ABOUT THIS EXERCISE –
Among the entries below, which lines include the string "role"? Show each one.
____
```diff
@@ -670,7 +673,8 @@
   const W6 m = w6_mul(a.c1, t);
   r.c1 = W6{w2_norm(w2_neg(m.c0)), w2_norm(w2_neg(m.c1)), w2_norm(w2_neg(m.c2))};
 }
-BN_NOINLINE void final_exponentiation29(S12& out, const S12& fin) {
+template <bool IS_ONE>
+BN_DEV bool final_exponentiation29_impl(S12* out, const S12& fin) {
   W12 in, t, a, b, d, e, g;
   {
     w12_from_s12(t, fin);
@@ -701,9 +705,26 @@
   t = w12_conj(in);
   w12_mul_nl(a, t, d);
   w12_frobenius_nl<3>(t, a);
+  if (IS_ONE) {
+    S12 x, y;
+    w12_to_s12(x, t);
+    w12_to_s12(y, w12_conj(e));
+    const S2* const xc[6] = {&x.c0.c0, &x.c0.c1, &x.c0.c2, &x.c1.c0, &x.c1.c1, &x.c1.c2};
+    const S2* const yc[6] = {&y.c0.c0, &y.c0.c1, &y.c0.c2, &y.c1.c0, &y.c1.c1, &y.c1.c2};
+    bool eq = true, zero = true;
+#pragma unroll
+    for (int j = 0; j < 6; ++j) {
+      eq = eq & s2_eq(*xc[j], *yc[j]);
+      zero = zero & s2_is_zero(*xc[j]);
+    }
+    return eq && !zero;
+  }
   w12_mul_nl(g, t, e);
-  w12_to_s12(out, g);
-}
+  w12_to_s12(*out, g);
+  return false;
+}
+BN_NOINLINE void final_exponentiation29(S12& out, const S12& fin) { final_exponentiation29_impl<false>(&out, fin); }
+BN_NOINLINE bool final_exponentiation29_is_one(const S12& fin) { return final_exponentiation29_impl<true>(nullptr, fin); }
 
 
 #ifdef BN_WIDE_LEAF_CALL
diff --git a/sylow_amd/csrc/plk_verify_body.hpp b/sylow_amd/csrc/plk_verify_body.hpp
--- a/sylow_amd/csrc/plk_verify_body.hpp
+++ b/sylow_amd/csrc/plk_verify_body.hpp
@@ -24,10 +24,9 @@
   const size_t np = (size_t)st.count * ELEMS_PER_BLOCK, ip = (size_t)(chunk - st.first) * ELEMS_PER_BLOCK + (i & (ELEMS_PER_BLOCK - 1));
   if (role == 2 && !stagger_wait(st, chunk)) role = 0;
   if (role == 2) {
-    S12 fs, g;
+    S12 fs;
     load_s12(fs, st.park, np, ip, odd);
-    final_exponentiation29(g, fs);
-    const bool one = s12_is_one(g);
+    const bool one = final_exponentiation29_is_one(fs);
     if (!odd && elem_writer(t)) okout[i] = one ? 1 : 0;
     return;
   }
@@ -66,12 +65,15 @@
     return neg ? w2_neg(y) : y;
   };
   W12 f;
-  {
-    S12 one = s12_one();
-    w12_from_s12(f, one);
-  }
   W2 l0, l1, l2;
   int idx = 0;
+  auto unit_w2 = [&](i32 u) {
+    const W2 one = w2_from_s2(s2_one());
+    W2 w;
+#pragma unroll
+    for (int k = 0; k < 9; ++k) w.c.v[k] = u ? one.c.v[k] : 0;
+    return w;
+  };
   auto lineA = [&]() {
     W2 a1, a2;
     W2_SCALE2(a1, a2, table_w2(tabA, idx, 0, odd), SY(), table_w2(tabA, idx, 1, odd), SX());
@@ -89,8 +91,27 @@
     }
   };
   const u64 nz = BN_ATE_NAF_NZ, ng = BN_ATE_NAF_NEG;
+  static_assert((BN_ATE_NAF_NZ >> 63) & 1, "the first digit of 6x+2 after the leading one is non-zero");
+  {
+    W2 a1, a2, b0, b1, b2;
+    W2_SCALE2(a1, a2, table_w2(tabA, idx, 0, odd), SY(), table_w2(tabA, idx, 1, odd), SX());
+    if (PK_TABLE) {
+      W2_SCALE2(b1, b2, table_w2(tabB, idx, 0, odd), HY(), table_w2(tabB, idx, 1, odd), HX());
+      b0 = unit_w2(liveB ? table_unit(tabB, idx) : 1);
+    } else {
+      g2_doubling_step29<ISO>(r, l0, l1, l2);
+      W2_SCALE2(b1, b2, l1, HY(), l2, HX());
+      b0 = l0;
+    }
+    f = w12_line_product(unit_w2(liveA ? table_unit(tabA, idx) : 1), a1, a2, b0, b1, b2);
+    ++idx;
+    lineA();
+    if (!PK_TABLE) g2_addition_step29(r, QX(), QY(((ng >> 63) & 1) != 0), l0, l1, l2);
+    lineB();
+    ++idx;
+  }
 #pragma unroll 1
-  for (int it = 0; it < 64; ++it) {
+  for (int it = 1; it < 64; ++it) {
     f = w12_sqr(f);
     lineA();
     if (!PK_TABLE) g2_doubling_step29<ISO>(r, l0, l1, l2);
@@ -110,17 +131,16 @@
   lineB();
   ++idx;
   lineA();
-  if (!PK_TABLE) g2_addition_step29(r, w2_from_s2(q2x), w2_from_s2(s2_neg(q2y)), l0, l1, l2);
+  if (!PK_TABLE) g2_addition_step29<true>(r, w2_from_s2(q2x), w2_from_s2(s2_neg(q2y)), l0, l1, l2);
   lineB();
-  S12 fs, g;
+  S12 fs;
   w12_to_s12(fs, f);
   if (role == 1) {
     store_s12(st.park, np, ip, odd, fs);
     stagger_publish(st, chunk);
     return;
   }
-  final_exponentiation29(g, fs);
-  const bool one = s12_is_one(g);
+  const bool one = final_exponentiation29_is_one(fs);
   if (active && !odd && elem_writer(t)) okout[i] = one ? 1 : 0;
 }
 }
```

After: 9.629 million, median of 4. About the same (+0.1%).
____
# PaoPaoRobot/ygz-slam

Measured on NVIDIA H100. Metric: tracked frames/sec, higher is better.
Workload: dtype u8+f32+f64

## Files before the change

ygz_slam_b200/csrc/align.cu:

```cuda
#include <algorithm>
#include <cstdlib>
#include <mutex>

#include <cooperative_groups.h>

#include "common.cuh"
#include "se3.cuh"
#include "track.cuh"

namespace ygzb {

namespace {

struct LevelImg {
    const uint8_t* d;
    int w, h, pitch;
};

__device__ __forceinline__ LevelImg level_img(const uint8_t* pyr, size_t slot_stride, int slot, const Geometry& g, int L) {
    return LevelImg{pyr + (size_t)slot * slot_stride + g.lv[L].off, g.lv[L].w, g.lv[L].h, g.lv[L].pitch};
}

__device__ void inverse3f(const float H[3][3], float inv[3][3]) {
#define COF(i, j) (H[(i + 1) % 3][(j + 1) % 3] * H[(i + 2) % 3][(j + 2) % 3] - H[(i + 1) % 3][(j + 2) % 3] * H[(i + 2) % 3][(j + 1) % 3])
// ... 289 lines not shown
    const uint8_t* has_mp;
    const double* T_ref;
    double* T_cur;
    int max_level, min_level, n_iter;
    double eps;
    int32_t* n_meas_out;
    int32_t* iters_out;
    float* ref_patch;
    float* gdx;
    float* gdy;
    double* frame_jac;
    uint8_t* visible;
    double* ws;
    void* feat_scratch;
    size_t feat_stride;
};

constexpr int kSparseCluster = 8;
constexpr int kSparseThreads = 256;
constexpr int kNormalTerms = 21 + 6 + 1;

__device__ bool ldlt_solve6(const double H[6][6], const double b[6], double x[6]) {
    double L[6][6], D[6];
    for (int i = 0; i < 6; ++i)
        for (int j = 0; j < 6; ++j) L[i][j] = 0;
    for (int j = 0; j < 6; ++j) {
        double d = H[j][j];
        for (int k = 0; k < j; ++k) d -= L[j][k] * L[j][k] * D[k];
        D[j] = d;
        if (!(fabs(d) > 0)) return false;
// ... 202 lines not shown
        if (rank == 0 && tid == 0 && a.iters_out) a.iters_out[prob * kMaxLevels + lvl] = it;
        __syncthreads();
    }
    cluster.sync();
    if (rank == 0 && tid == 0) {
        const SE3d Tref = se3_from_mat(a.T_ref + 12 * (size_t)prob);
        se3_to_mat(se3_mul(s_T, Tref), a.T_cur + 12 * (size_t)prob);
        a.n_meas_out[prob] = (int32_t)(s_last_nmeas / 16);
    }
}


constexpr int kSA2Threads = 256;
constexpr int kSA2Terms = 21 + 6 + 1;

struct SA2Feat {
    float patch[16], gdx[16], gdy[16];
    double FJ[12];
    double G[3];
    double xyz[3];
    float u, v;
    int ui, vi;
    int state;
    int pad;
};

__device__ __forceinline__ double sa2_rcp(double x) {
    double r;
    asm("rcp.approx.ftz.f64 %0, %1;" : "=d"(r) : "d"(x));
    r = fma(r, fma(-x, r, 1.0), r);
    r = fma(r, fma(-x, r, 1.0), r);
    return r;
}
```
____
EXPECTED ANSWER –
   if (role == 2 && !stagger_wait(st, chunk)) role = 0;
   if (role == 2) {
   if (role == 1) {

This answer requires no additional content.